Yap4 is a highly phosphorylated protein. This post-translation modification is dependent on PKA and GSK3 and was shown to affect its stability but not its nuclear localization [102].

Finally, Yap4 and Yap6 were shown to interact with the general transcriptional repressor Tup1, suggesting that they could also act as transcriptional repressors [16][93].


The function of Yap7 (YOL028c) has not been completely deciphered. It was described that Yap7 represses YHB1, encoding a flavohemoglobin which functions as a nitric oxide (NO) oxidoreductase [19]. In consequence, Yap7 deletion confers high resistance to NO. Yap7 repression of YHB1 is exerted by binding YRE-O motifs in the YHB1 promoter and by recruiting the transcriptional repressor Tup1 [19][103]. Like Yap5, Yap7 has a bipartite Hap4L-bZIP domain, which was shown to play a role in its function. However, the de-repression of YHB1 observed in a mutant of CBC is only 30% of that observed in a yap7 mutant, indicating that Yap7 repressor activity is only partially dependent on CBC [19]. Noteworthy, in laboratory S. cerevisiae strains, YAP7 is interrupted by a frame-shift and produces a truncated protein which has DNA binding properties but lacks the Tup1 interaction domain and is unable to repress transcription. The role of Yap7 was therefore revealed by studying “wild” yeast strains expressing a full-length Yap7 protein [19].


Arsenic (As) is the 20th most abundant element in the earth's crust and is a highly toxic metalloid with respect to the human health being the most potent human carcinogen. Although synonymous to a poison, it is one of the oldest drugs in the history of humankind, first used to treat syphilis and later malaria.
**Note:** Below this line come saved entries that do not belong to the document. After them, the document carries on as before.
## Overlap next level's rectangular update with current panel solve in fused backward sweep

In the fused backward triangular-solve kernel, wave 0 now runs the serial panel substitution on the ancestor path alone. The other waves meanwhile load and accumulate the next child node's off-diagonal contributions, using unknowns as each panel finishes. The host plan stores per-panel boundary ranges so those waves know which entries are ready, and the rectangular dot-product loops run in reverse row order so partial sums match that schedule. The aim is to hide the next level's memory-bound update behind the latency-bound substitution chain. The cost is register pressure from the look-ahead state, more complex control flow, and a changed summation order.

```diff
diff --git a/multigridbarriermpi.jl_amd/csrc/bwd_fused.cpp b/multigridbarriermpi.jl_amd/csrc/bwd_fused.cpp
--- a/multigridbarriermpi.jl_amd/csrc/bwd_fused.cpp
+++ b/multigridbarriermpi.jl_amd/csrc/bwd_fused.cpp
@@ -90,7 +90,25 @@
   std::vector<std::vector<int>> kids(n);
   for (int t = 0; t < n; ++t)
     if (parent[t] >= 0) kids[parent[t]].push_back(t);
-  size_t max_jobs = 0;
+  auto panel_ranges = [&](int d, int f, std::vector<int>& r) {
+    const std::vector<int>& bd = *T.bdry[d];
+    const int lo = first[f], hi = first[f] + ns[f], np = (ns[f] + PB - 1) / PB;
+    size_t npar = 0;
+    while (npar < bd.size() && bd[npar] >= lo && bd[npar] < hi && (npar == 0 || bd[npar] > bd[npar - 1])) ++npar;
+    for (size_t i = npar; i < bd.size(); ++i)
+      if (bd[i] >= lo && bd[i] < hi) return false;
+    r.assign(np + 1, (int)npar);
+    for (int p = 0, i = 0; p < np; ++p) {
+      while (i < (int)npar && bd[i] - lo < p * PB) ++i;
+      r[p] = i;
+    }
+    return nf[d] > ns[d] && ns[d] > 0 && np > 0;
+  };
+  auto ahead_level = [](const Rec& R, size_t l) {
+    return (int)l > R.first_solve && (int)l < R.sub_level && R.levels[l - 1].size() == 1;
+  };
+  size_t max_jobs = 0, max_ranges = 0;
+  std::vector<int> rg;
   for (size_t w = 0; w < roots.size(); ++w) {
     Rec& R = recs[w];
     const int r = roots[w];
@@ -117,19 +135,24 @@
     size_t nj = 0;
     for (const auto& l : R.levels) nj += l.size();
     max_jobs = std::max(max_jobs, nj);
+    size_t nr = 0;
+    for (size_t l = 0; l < R.levels.size(); ++l)
+      if (ahead_level(R, l) && panel_ranges(R.levels[l][0], R.levels[l - 1][0], rg)) nr += rg.size();
+    max_ranges = std::max(max_ranges, nr);
     P.max_levels = std::max(P.max_levels, (int)R.levels.size());
   }
   P.h_top = h_top;
   P.h_cut = h_cut;
   P.nwg = (int)roots.size();
   const int jo = kFusedHdr + kFusedLevelInts * P.max_levels;
-  P.wstride = jo + kFusedJobInts * (int)max_jobs;
+  const int ro = jo + kFusedJobInts * (int)max_jobs;
+  P.wstride = (ro + (int)max_ranges + 1) & ~1;
   P.wg.assign((size_t)P.nwg * P.wstride, 0);
   for (size_t w = 0; w < roots.size(); ++w) {
     const Rec& R = recs[w];
     int* rec = P.wg.data() + w * P.wstride;
     const int r = roots[w];
-    int nj = 0, sl = 0;
+    int nj = 0, sl = 0, rpos = ro;
     for (size_t l = 0; l < R.levels.size(); ++l) {
       const std::vector<int>& lv = R.levels[l];
       int* li = rec + kFusedHdr + kFusedLevelInts * l;
@@ -160,6 +183,14 @@
         j[FJ_NT] = hmax[height[t]] > 384 ? 1024 : 256;
         j[FJ_FLAGS] = flags;
         j[FJ_NODE] = t;
+        j[FJ_AOFS] = 0;
+        j[FJ_APAR] = 0;
+        if (ahead_level(R, l) && panel_ranges(t, R.levels[l - 1][0], rg)) {
+          j[FJ_AOFS] = rpos;
+          j[FJ_APAR] = rg.back();
+          std::copy(rg.begin(), rg.end(), rec + rpos);
+          rpos += (int)rg.size();
+        }
         if (solve) {
           sl += nf[t] - ns[t];
           maxp = std::max(maxp, (ns[t] + PB - 1) / PB);
diff --git a/multigridbarriermpi.jl_amd/csrc/bwd_fused.hpp b/multigridbarriermpi.jl_amd/csrc/bwd_fused.hpp
--- a/multigridbarriermpi.jl_amd/csrc/bwd_fused.hpp
+++ b/multigridbarriermpi.jl_amd/csrc/bwd_fused.hpp
@@ -30,7 +30,9 @@
   FJ_NSL = 10,
   FJ_NT = 11,
   FJ_FLAGS = 12,
-  FJ_NODE = 13
+  FJ_NODE = 13,
+  FJ_AOFS = 14,
+  FJ_APAR = 15
 };
 
 struct FusedPlan {
diff --git a/multigridbarriermpi.jl_amd/csrc/chol_plan.hpp b/multigridbarriermpi.jl_amd/csrc/chol_plan.hpp
--- a/multigridbarriermpi.jl_amd/csrc/chol_plan.hpp
+++ b/multigridbarriermpi.jl_amd/csrc/chol_plan.hpp
@@ -104,6 +104,7 @@
   int bwd_fused_threads = 512;
   int premap = 1;
   int premap_tiles = 400;
+  bool bwd_ahead = true;
 };
 FusedKnobs fused_knobs(const CholKnobs& kn);
 
diff --git a/multigridbarriermpi.jl_amd/csrc/gpuchol.hip b/multigridbarriermpi.jl_amd/csrc/gpuchol.hip
--- a/multigridbarriermpi.jl_amd/csrc/gpuchol.hip
+++ b/multigridbarriermpi.jl_amd/csrc/gpuchol.hip
@@ -1188,7 +1188,7 @@
   if (sl < nsl && j < ns) {
     const double* col = F + (long long)ld * ns + j;
 #pragma unroll 8
-    for (int i = sl; i < nb; i += nsl) s = fma(col[(long long)ld * i], xb[i], s);
+    for (int i = sl + (nb - 1 - sl) / nsl * nsl; i >= sl && i < nb; i -= nsl) s = fma(col[(long long)ld * i], xb[i], s);
   }
   if (nsl > 1) {
     red[tid] = s;
@@ -1385,10 +1385,68 @@
 
 __device__ __forceinline__ int uni(int v) { return __builtin_amdgcn_readfirstlane(v); }
 
+constexpr int kAheadItems = 5;
+constexpr int kAheadRows = 4;
+
+struct AheadPart {
+  double s[kAheadItems];
+  double a[kAheadItems][kAheadRows];
+  int n[kAheadItems];
+  int jc[kAheadItems];
+};
+
+__device__ __forceinline__ void ahead_begin(AheadPart& A, int ot, int OT, int ns, int nb, int nsl) {
+  const int m = (nb - 1) / nsl, rem = nb - 1 - m * nsl;
+#pragma unroll
+  for (int k = 0; k < kAheadItems; ++k) {
+    const int it = ot + k * OT;
+    const bool has = it < ns * nsl;
+    const int q = has ? it / ns : 0;
+    A.jc[k] = has ? it - q * ns : 0;
+    A.n[k] = has ? q + (q <= rem ? m : m - 1) * nsl : -1;
+    A.s[k] = 0.0;
+  }
+}
+
+__device__ __forceinline__ void ahead_load(AheadPart& A, const double* __restrict__ C, int ld, int nb, int nsl) {
+#pragma unroll
+  for (int k = 0; k < kAheadItems; ++k)
+#pragma unroll
+    for (int r = 0; r < kAheadRows; ++r) A.a[k][r] = C[(long long)ld * min(max(A.n[k] - r * nsl, 0), nb - 1) + A.jc[k]];
+}
+
+__device__ __forceinline__ void ahead_add(AheadPart& A, const double* xs, const int* sj, int lo, int nsl) {
+#pragma unroll
+  for (int k = 0; k < kAheadItems; ++k) {
+    int n = A.n[k];
+#pragma unroll
+    for (int r = 0; r < kAheadRows; ++r) {
+      const int i = A.n[k] - r * nsl;
+      const double v = fma(A.a[k][r], xs[sj[max(i, 0)]], A.s[k]);
+      A.s[k] = (i >= lo) ? v : A.s[k];
+      n = (i >= lo) ? i - nsl : n;
+    }
+    A.n[k] = n;
+  }
+}
+
+template <bool MORE>
+__device__ __forceinline__ void ahead_window(AheadPart& A, const double* __restrict__ C, int ld, int nb, int nsl, const double* xs,
+                                             const int* sj, int lo, int hi) {
+  if (hi <= lo) return;
+  ahead_add(A, xs, sj, lo, nsl);
+  for (int done = kAheadRows * nsl; done < hi - lo; done += kAheadRows * nsl) {
+    ahead_load(A, C, ld, nb, nsl);
+    ahead_add(A, xs, sj, lo, nsl);
+  }
+  if (MORE) ahead_load(A, C, ld, nb, nsl);
+}
+
 __global__ __launch_bounds__(512) void backward_fused_kernel(const int* __restrict__ wgs, int wstride, int max_levels, int xs_cap,
                                                               int red_cap, const int* __restrict__ slots,
                                                               const double* __restrict__ fronts, const double* __restrict__ linv,
-                                                              const int* __restrict__ perm, double* y, double* x, long long* prof) {
+                                                              const int* __restrict__ perm, double* y, double* x, long long* prof,
+                                                              int ahead) {
   extern __shared__ double sh[];
   STAMP(0);
   int* rec = (int*)sh;
@@ -1442,7 +1500,12 @@
   __syncthreads();
   STAMP(1);
   if (first_lv == sub_lv) STAMP(2);
-  for (int lv = first_lv; lv < nlevels; ++lv) {
+  AheadPart A = {};
+  bool held = false;
+  int a_pos = 0;
+  constexpr int kAll = 0, kLead = 1, kOthers = 2;
+  auto level = [&](const int lv, auto role_) {
+    constexpr int ROLE = decltype(role_)::value;
     const int* li = rec + kFusedHdr + kFusedLevelInts * lv;
     const int lofs = li[0], cnt = li[1], maxp = li[2], items = li[3];
     int G = W;
@@ -1460,9 +1523,19 @@
       const int npanel = (ns + PB - 1) / PB;
       const bool sub = act && gw == 0 && npanel > 0;
       double lc[PB], f[PB];
-      if (sub) load_pivot_block(lc, linv + loff + (long long)(npanel - 1) * 2 * PB * PB, lane);
+      if constexpr (ROLE != kOthers) {
+        if (sub) load_pivot_block(lc, linv + loff + (long long)(npanel - 1) * 2 * PB * PB, lane);
+      }
+      const int OT = G > 1 ? GT - 64 : GT, ot = G > 1 ? gtid - 64 : gtid;
       if (items > 0) {
-        if (act && nsl > 0) {
+        if (act && nsl > 0 && held) {
+          if constexpr (ROLE == kOthers) {
+            ahead_window<false>(A, F + (long long)ld * ns, ld, nb, nsl, xs, sl + uni(j[FJ_LSOFS]), 0, a_pos);
+#pragma unroll
+            for (int k = 0; k < kAheadItems; ++k)
+              if (ot + k * OT < ns * nsl) redg[ot + k * OT] = A.s[k];
+          }
+        } else if (act && nsl > 0) {
           const int* sj = sl + uni(j[FJ_LSOFS]);
           const int nit = ns * nsl, R = (nb + nsl - 1) / nsl;
           for (int it0 = gtid; it0 < nit; it0 += 2 * GT) {
@@ -1476,15 +1549,15 @@
               double a0[8], a1[8];
 #pragma unroll
               for (int k = 0; k < 8; ++k) {
-                a0[k] = c0[(long long)ld * min(q0 + (r0 + k) * nsl, nb - 1)];
-                a1[k] = c1[(long long)ld * min(q1 + (r0 + k) * nsl, nb - 1)];
+                a0[k] = c0[(long long)ld * min(max(q0 + (R - 1 - r0 - k) * nsl, 0), nb - 1)];
+                a1[k] = c1[(long long)ld * min(max(q1 + (R - 1 - r0 - k) * nsl, 0), nb - 1)];
               }
 #pragma unroll
               for (int k = 0; k < 8; ++k) {
-                const int i0 = q0 + (r0 + k) * nsl, i1 = q1 + (r0 + k) * nsl;
-                const double v0 = fma(a0[k], xs[sj[min(i0, nb - 1)]], s0), v1 = fma(a1[k], xs[sj[min(i1, nb - 1)]], s1);
-                s0 = (i0 < nb) ? v0 : s0;
-                s1 = (i1 < nb) ? v1 : s1;
+                const int i0 = q0 + (R - 1 - r0 - k) * nsl, i1 = q1 + (R - 1 - r0 - k) * nsl;
+                const double v0 = fma(a0[k], xs[sj[min(max(i0, 0), nb - 1)]], s0), v1 = fma(a1[k], xs[sj[min(max(i1, 0), nb - 1)]], s1);
+                s0 = (r0 + k < R && i0 < nb) ? v0 : s0;
+                s1 = (r0 + k < R && i1 < nb) ? v1 : s1;
               }
             }
             redg[it0] = s0;
@@ -1501,7 +1574,65 @@
         __syncthreads();
       }
       const bool lead = sub && G > 1 && npanel > 1;
-      if (lead) {
+      bool ahead_d = false;
+      const int* jd = j + kFusedJobInts;
+      const int *rg = rec, *sjd = sl;
+      const double* Cd = F;
+      int d_ld = 0, d_nb = 0, d_nsl = 0, d_par = 0;
+      if (ROLE != kAll && npanel > 0 && lv + 1 < sub_lv) {
+        const int aofs = uni(jd[FJ_AOFS]), d_ns = uni(jd[FJ_NS]);
+        d_nsl = uni(jd[FJ_NSL]);
+        d_nb = uni(jd[FJ_NF]) - d_ns;
+        ahead_d = aofs > 0 && d_nsl > 0 && d_ns * d_nsl <= kAheadItems * OT;
+        if (ahead_d) {
+          rg = rec + aofs;
+          sjd = sl + uni(jd[FJ_LSOFS]);
+          d_par = uni(jd[FJ_APAR]);
+          d_ld = d_nb + d_ns + 1;
+          const long long d_off = ((long long)uni(jd[FJ_OFF + 1]) << 32) | (unsigned)uni(jd[FJ_OFF]);
+          Cd = fronts + d_off + (long long)d_ld * d_ns;
+          if constexpr (ROLE == kOthers) {
+            ahead_begin(A, ot, OT, d_ns, d_nb, d_nsl);
+            ahead_load(A, Cd, d_ld, d_nb, d_nsl);
+          }
+          a_pos = d_nb;
+        }
+      }
+      auto panels = [&](auto role) {
+        constexpr bool SUBST = decltype(role)::value;
+        if (act && npanel > 1) load_panel_rows(f, F, ld, (npanel - 1) * PB, ns - (npanel - 1) * PB, ot);
+        for (int it = 0; it < maxp; ++it) {
+          const int pp = npanel - 1 - it, k0 = pp * PB, kw = min(PB, ns - k0), q0 = k0 + PB, qw = min(PB, ns - q0);
+          if (act && pp >= 0) {
+            if (it > 0) {
+              const int jw = min(nt, (q0 + 63) & ~63), nslp = nt / jw, hi = G > 1 ? k0 : q0;
+              for (int jc = ot; jc < hi; jc += OT)
+                u[jc] -= panel_update(f, jc < OT, F + (long long)ld * q0 + jc, ld, u + q0, qw, nslp);
+              if (hi > PB) load_panel_rows(f, F, ld, k0, PB, ot);
+            }
+            if constexpr (SUBST) {
+              if (sub) {
+                panel_substitute(lc, u + k0, kw, lane);
+                if (pp > 0) load_pivot_block(lc, linv + loff + (long long)(pp - 1) * 2 * PB * PB, lane);
+              }
+            }
+          }
+          if constexpr (!SUBST) {
+            if (ahead_d) {
+              const int lo = max(it == 0 ? d_par : uni(rg[npanel - it]), a_pos - kAheadRows * d_nsl);
+              if (lo < a_pos) {
+                ahead_add(A, xs, sjd, lo, d_nsl);
+                ahead_load(A, Cd, d_ld, d_nb, d_nsl);
+              }
+              a_pos = lo;
+            }
+          }
+          __syncthreads();
+        }
+      };
+      if constexpr (ROLE == kOthers) {
+        panels(std::false_type{});
+      } else if (lead) {
         int k0 = (npanel - 1) * PB;
         load_panel_rows(f, F, ld, k0, ns - k0, k0 - PB + (lane & 31));
         double xq = panel_substitute(lc, u + k0, ns - k0, lane);
@@ -1514,24 +1645,7 @@
         }
         for (int it = npanel; it < maxp; ++it) __syncthreads();
       } else {
-        const int OT = G > 1 ? GT - 64 : GT, ot = G > 1 ? gtid - 64 : gtid;
-        if (act && npanel > 1) load_panel_rows(f, F, ld, (npanel - 1) * PB, ns - (npanel - 1) * PB, ot);
-        for (int it = 0; it < maxp; ++it) {
-          const int pp = npanel - 1 - it, k0 = pp * PB, kw = min(PB, ns - k0), q0 = k0 + PB, qw = min(PB, ns - q0);
-          if (act && pp >= 0) {
-            if (it > 0) {
-              const int jw = min(nt, (q0 + 63) & ~63), nslp = nt / jw, hi = G > 1 ? k0 : q0;
-              for (int jc = ot; jc < hi; jc += OT)
-                u[jc] -= panel_update(f, jc < OT, F + (long long)ld * q0 + jc, ld, u + q0, qw, nslp);
-              if (hi > PB) load_panel_rows(f, F, ld, k0, PB, ot);
-            }
-            if (sub) {
-              panel_substitute(lc, u + k0, kw, lane);
-              if (pp > 0) load_pivot_block(lc, linv + loff + (long long)(pp - 1) * 2 * PB * PB, lane);
-            }
-          }
-          __syncthreads();
-        }
+        panels(std::true_type{});
       }
       if (lv >= sub_lv && act && (uni(j[FJ_FLAGS]) & 1)) {
         const int first = uni(j[FJ_FIRST]);
@@ -1541,10 +1655,19 @@
           x[perm[first + i]] = v;
         }
       }
+      held = ahead_d;
     }
     if (lv + 1 == sub_lv) STAMP(2);
     if (lv >= sub_lv) STAMP(min(3 + lv - sub_lv, 6));
-  }
+  };
+  int lv = first_lv;
+  if (ahead && W > 1) {
+    if (wave == 0)
+      for (; lv < sub_lv; ++lv) level(lv, std::integral_constant<int, kLead>{});
+    else
+      for (; lv < sub_lv; ++lv) level(lv, std::integral_constant<int, kOthers>{});
+  }
+  for (; lv < nlevels; ++lv) level(lv, std::integral_constant<int, kAll>{});
   for (int k = 3 + nlevels - sub_lv; k < 7; ++k) STAMP(k);
   const int npath = sub_lv < nlevels ? rec[kFusedHdr + kFusedLevelInts * sub_lv] : njobs;
   __syncthreads();
@@ -1656,6 +1779,7 @@
     c.bwd_fused_threads = num("MGB_CHOL_BWD_FUSED_THREADS", c.bwd_fused_threads);
     c.premap = num("MGB_CHOL_PREMAP", c.premap);
     c.premap_tiles = num("MGB_CHOL_PREMAP_TILES", c.premap_tiles);
+    c.bwd_ahead = on("MGB_CHOL_BWD_AHEAD");
     return c;
   }();
   return k;
@@ -1907,7 +2031,8 @@
         break;
       case Kind::BwdFused:
         hipLaunchKernelGGL(backward_fused_kernel, grid, block, L.lds, st, d_fused_wg_, fused_.wstride, fused_.max_levels,
-                           fused_.xs_cap, fused_.red_cap, d_fused_slots_, d_fronts_, d_linv_, d_perm_, d_y_, d_x, prof);
+                           fused_.xs_cap, fused_.red_cap, d_fused_slots_, d_fronts_, d_linv_, d_perm_, d_y_, d_x, prof,
+                           knobs().bwd_ahead ? 1 : 0);
         break;
     }
     if (tm) tm->end(st);
```

Result: slower. 89.89 million DoF/s per Newton step (-3.1%).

In spite of its toxic effects, arsenic is also a chemotherapeutic agent in the treatment of the acute promyelocytic leukemia (APL) as well as other solid cancers [104][105][106][107][108]. Arsenic is a multifactorial element because this metalloid interferes with several metabolic pathways leading to a myriad of cytotoxic effects, forming ROS with the induction of apoptosis [56].

The global environmental widespread of arsenic led the organisms to develop and evolve several detoxification mechanisms for this compound. In S. cerevisiae the main detoxification system for arsenic is composed of Acr2/Arr2, an arsenate reductase responsible for the reduction of arsenate (As(V)) to arsenite (As(III)) [109] and Acr3/Arr3, a dual As(III) and antimonite (Sb(III)) plasma-membrane efflux protein [45][110]. The transcription factor Yap8/Arr1 is the master regulator of arsenic detoxification that binds the promoter region located between ACR2 and ACR3, two divergently transcribed genes (Fig. 4). Remarkably, the YAP8 gene itself is located just next to ACR2 and ACR3, hence forming a genomic cluster specialized in arsenic resistance. Yap8 specifically recognizes and binds an extended YRE with a 13 bp pseudo-palindromic sequence (TGATTAATAATCA), where both the core element (TTAATAA) and the flanking sequences are essential for Yap8 binding and transcriptional activation of its targets (Fig. 4) [20][45]. Yap8 was found to be regulated by arsenic at the level of its nucleo-cytoplasmic shuttling. When exposed to arsenic the cysteine residues, Cys132, Cys137 and Cys274, bind the arsenic compound masking the NES and as such, Yap8 will remain in the nucleus activating its targets [57]. However, contrary to these observations, another study showed that Yap8 is constitutively nuclear, being associated with the ACR3 promoter in untreated as well as As(III)-exposed cells [45]. Unknown genetic differences in S. cerevisiae strains used and/or different expression systems may account for the discrepancies between both works. The three conserved cysteine residues, Cys132, Cys137 and Cys274, are important for Yap8 transactivation function, since the mutants obtained by substitution for each residue failed to induce ACR3 expression [57]. Menezes et al. have shown that arsenate alters the sulfhydryl state of Yap8 conserved cysteines, suggesting that these residues may also be direct sensors of the pentavalent form of arsenic, As (V) [111].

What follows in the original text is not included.